EXERCISE INPUT
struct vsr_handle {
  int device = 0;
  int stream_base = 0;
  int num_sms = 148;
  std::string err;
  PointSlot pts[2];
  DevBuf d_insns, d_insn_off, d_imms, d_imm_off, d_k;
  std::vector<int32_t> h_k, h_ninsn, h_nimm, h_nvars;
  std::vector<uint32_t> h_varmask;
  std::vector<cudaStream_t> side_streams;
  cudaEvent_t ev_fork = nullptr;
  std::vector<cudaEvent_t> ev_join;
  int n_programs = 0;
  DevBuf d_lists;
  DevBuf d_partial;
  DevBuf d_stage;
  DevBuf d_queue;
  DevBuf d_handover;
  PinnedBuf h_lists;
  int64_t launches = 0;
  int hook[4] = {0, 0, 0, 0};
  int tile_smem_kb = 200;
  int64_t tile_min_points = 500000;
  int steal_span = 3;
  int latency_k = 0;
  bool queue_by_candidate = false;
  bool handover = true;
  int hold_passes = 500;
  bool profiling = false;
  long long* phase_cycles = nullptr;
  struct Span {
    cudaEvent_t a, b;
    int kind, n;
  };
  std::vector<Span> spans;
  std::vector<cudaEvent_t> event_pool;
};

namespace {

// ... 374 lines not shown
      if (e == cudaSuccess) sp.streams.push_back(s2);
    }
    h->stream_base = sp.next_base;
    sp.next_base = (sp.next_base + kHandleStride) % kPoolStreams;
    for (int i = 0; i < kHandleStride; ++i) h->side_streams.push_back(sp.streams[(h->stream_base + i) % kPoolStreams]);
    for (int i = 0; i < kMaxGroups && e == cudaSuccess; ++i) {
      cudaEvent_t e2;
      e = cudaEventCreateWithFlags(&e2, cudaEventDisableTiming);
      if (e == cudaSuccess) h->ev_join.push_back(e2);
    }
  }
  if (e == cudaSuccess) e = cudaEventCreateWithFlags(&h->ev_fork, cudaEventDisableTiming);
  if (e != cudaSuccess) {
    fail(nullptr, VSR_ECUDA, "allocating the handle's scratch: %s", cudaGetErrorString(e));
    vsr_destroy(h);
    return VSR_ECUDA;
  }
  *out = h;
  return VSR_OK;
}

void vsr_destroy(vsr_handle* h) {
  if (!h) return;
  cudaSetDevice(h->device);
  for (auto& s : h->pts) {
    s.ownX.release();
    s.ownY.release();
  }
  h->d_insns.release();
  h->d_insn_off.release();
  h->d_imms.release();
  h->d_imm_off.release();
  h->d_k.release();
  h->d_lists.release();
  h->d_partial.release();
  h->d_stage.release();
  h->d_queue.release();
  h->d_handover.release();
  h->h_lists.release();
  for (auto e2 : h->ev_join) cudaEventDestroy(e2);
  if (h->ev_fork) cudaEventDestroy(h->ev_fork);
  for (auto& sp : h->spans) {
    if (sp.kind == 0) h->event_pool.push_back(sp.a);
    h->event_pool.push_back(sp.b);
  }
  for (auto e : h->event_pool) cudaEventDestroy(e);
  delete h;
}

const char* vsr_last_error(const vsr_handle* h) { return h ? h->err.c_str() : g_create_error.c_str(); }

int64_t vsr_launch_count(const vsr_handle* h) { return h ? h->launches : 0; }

==

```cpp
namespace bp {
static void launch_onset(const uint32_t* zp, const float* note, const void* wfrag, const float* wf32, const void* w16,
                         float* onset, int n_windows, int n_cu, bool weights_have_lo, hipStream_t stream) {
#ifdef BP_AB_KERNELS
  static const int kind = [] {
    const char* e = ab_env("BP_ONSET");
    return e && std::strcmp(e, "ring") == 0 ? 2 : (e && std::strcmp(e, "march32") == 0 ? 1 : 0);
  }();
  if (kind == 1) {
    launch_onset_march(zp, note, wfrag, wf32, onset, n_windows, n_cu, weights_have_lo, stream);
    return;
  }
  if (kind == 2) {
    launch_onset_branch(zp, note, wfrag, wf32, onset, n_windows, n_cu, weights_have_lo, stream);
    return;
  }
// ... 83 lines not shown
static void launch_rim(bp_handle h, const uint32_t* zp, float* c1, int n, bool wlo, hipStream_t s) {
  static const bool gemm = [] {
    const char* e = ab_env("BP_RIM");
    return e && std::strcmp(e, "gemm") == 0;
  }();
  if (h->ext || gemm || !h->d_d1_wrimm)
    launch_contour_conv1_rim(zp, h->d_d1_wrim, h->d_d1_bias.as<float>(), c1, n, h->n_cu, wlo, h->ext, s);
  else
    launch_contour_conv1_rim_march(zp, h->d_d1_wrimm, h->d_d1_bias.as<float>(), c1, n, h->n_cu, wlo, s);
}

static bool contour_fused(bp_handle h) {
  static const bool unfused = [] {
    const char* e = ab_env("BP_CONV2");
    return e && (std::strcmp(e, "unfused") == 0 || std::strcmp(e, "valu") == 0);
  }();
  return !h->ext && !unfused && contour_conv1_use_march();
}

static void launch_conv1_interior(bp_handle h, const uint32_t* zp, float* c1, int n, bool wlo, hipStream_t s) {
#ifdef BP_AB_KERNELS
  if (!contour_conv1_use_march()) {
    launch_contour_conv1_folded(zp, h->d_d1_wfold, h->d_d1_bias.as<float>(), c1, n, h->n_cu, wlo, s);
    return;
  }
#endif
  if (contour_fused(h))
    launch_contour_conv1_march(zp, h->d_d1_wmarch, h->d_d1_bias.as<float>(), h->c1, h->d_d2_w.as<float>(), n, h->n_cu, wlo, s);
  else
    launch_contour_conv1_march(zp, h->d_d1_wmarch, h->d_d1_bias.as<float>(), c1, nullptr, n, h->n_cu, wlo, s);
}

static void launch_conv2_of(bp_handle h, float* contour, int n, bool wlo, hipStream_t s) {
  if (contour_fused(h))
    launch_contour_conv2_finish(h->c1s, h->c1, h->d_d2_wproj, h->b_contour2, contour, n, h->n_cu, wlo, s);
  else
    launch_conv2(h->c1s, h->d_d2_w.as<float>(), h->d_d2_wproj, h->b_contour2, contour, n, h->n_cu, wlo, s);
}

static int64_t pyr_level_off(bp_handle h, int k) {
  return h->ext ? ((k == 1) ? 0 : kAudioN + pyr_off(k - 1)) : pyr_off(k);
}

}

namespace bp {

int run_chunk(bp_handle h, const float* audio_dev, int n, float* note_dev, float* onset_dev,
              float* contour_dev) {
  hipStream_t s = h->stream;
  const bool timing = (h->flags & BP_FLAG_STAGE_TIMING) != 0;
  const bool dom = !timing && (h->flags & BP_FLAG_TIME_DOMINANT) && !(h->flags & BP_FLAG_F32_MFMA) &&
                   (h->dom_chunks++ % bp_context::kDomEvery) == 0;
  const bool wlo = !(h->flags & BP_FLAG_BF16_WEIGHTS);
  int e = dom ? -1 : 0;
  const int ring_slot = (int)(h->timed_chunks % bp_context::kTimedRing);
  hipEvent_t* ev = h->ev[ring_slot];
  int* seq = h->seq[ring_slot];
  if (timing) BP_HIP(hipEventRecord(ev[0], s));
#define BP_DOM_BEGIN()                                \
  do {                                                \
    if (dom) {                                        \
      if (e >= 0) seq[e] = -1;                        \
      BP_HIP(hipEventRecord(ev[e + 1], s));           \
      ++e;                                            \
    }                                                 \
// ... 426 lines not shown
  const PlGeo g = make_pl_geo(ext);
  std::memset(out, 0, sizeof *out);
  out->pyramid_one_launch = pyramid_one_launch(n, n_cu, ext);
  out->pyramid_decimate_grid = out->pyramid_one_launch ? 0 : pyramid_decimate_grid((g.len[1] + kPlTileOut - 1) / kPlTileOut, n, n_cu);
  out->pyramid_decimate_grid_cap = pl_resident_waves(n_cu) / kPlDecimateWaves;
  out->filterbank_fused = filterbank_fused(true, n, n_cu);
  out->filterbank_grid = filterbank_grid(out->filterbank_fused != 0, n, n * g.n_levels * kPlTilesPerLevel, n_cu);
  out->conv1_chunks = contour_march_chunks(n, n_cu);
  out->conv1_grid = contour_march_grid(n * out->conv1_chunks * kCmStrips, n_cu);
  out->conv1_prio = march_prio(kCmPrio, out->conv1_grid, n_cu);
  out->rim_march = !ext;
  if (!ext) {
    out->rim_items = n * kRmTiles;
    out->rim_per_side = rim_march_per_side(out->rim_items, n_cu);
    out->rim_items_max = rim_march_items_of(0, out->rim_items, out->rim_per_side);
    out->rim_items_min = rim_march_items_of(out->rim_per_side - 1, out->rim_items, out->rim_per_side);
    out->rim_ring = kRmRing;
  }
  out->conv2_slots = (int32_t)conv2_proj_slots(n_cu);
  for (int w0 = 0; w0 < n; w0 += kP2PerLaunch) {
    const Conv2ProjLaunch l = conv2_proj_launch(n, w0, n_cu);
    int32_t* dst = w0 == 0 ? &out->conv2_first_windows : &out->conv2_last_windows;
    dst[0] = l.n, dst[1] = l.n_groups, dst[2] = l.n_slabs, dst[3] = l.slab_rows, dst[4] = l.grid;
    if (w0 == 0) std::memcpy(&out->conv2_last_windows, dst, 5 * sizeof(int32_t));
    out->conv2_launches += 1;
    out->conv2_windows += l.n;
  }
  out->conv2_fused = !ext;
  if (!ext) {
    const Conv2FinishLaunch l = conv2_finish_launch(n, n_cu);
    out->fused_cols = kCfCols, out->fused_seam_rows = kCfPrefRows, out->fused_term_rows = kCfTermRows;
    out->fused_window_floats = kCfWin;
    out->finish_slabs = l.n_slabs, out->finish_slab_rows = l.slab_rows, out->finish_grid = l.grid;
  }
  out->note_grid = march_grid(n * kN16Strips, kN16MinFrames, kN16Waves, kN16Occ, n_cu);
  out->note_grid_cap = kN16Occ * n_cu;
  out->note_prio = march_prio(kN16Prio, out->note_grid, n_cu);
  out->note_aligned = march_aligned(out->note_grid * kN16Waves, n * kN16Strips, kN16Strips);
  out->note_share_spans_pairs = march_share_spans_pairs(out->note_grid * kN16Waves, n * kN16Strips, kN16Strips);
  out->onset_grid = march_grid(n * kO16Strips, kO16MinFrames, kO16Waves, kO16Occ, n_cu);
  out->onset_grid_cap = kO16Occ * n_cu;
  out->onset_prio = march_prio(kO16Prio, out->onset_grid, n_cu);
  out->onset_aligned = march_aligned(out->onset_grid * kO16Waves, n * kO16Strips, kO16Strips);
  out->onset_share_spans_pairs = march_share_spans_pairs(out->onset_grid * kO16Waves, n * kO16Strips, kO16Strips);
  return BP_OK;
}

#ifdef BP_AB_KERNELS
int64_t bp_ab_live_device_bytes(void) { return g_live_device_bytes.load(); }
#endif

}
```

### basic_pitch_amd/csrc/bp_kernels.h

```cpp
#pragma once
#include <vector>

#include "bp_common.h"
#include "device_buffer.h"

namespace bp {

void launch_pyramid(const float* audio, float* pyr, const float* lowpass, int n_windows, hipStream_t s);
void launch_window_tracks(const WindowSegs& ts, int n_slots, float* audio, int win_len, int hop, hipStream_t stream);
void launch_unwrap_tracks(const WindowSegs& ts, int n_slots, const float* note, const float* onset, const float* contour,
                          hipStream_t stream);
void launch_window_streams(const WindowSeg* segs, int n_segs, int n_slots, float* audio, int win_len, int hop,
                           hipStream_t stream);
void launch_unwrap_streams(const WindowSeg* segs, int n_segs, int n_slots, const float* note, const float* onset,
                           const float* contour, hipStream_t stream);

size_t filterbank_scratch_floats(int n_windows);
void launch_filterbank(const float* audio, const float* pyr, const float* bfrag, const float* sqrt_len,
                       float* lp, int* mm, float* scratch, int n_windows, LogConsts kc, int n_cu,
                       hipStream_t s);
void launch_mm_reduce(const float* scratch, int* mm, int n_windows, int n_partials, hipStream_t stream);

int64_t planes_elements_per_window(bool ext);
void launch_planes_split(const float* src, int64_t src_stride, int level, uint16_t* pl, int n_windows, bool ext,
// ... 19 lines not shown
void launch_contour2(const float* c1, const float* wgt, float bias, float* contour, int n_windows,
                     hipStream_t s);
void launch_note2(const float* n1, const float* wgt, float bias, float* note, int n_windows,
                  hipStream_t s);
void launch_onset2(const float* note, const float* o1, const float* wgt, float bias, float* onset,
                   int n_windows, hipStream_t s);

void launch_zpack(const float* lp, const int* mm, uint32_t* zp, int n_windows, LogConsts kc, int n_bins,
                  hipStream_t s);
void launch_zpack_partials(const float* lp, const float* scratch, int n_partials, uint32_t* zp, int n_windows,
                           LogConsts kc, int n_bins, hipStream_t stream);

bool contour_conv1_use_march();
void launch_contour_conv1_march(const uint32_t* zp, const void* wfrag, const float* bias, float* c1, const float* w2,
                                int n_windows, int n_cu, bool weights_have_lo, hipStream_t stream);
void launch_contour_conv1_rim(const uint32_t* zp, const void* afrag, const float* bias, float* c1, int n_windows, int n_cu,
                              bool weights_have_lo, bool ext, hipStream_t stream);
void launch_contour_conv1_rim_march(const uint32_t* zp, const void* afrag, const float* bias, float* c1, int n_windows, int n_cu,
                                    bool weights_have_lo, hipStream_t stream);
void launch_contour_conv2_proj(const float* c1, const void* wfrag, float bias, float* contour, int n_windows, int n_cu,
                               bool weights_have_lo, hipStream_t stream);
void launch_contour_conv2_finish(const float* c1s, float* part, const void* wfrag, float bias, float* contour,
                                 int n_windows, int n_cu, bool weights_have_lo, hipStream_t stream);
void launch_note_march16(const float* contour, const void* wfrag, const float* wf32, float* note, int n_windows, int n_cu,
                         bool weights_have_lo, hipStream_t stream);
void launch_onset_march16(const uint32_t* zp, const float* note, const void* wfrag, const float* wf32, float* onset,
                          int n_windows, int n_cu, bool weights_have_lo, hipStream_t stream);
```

EXERCISE INSTRUCTIONS
Output exactly the lines of the material above from the one containing "cudaEvent_t a, b;" up to and including the one containing "s.ownY.release();".

OUTPUT OF THE TASK
    cudaEvent_t a, b;
    int kind, n;
  };
  std::vector<Span> spans;
  std::vector<cudaEvent_t> event_pool;
};

namespace {

// ... 374 lines not shown
      if (e == cudaSuccess) sp.streams.push_back(s2);
    }
    h->stream_base = sp.next_base;
    sp.next_base = (sp.next_base + kHandleStride) % kPoolStreams;
    for (int i = 0; i < kHandleStride; ++i) h->side_streams.push_back(sp.streams[(h->stream_base + i) % kPoolStreams]);
    for (int i = 0; i < kMaxGroups && e == cudaSuccess; ++i) {
      cudaEvent_t e2;
      e = cudaEventCreateWithFlags(&e2, cudaEventDisableTiming);
      if (e == cudaSuccess) h->ev_join.push_back(e2);
    }
  }
  if (e == cudaSuccess) e = cudaEventCreateWithFlags(&h->ev_fork, cudaEventDisableTiming);
  if (e != cudaSuccess) {
    fail(nullptr, VSR_ECUDA, "allocating the handle's scratch: %s", cudaGetErrorString(e));
    vsr_destroy(h);
    return VSR_ECUDA;
  }
  *out = h;
  return VSR_OK;
}

void vsr_destroy(vsr_handle* h) {
  if (!h) return;
  cudaSetDevice(h->device);
  for (auto& s : h->pts) {
    s.ownX.release();
    s.ownY.release();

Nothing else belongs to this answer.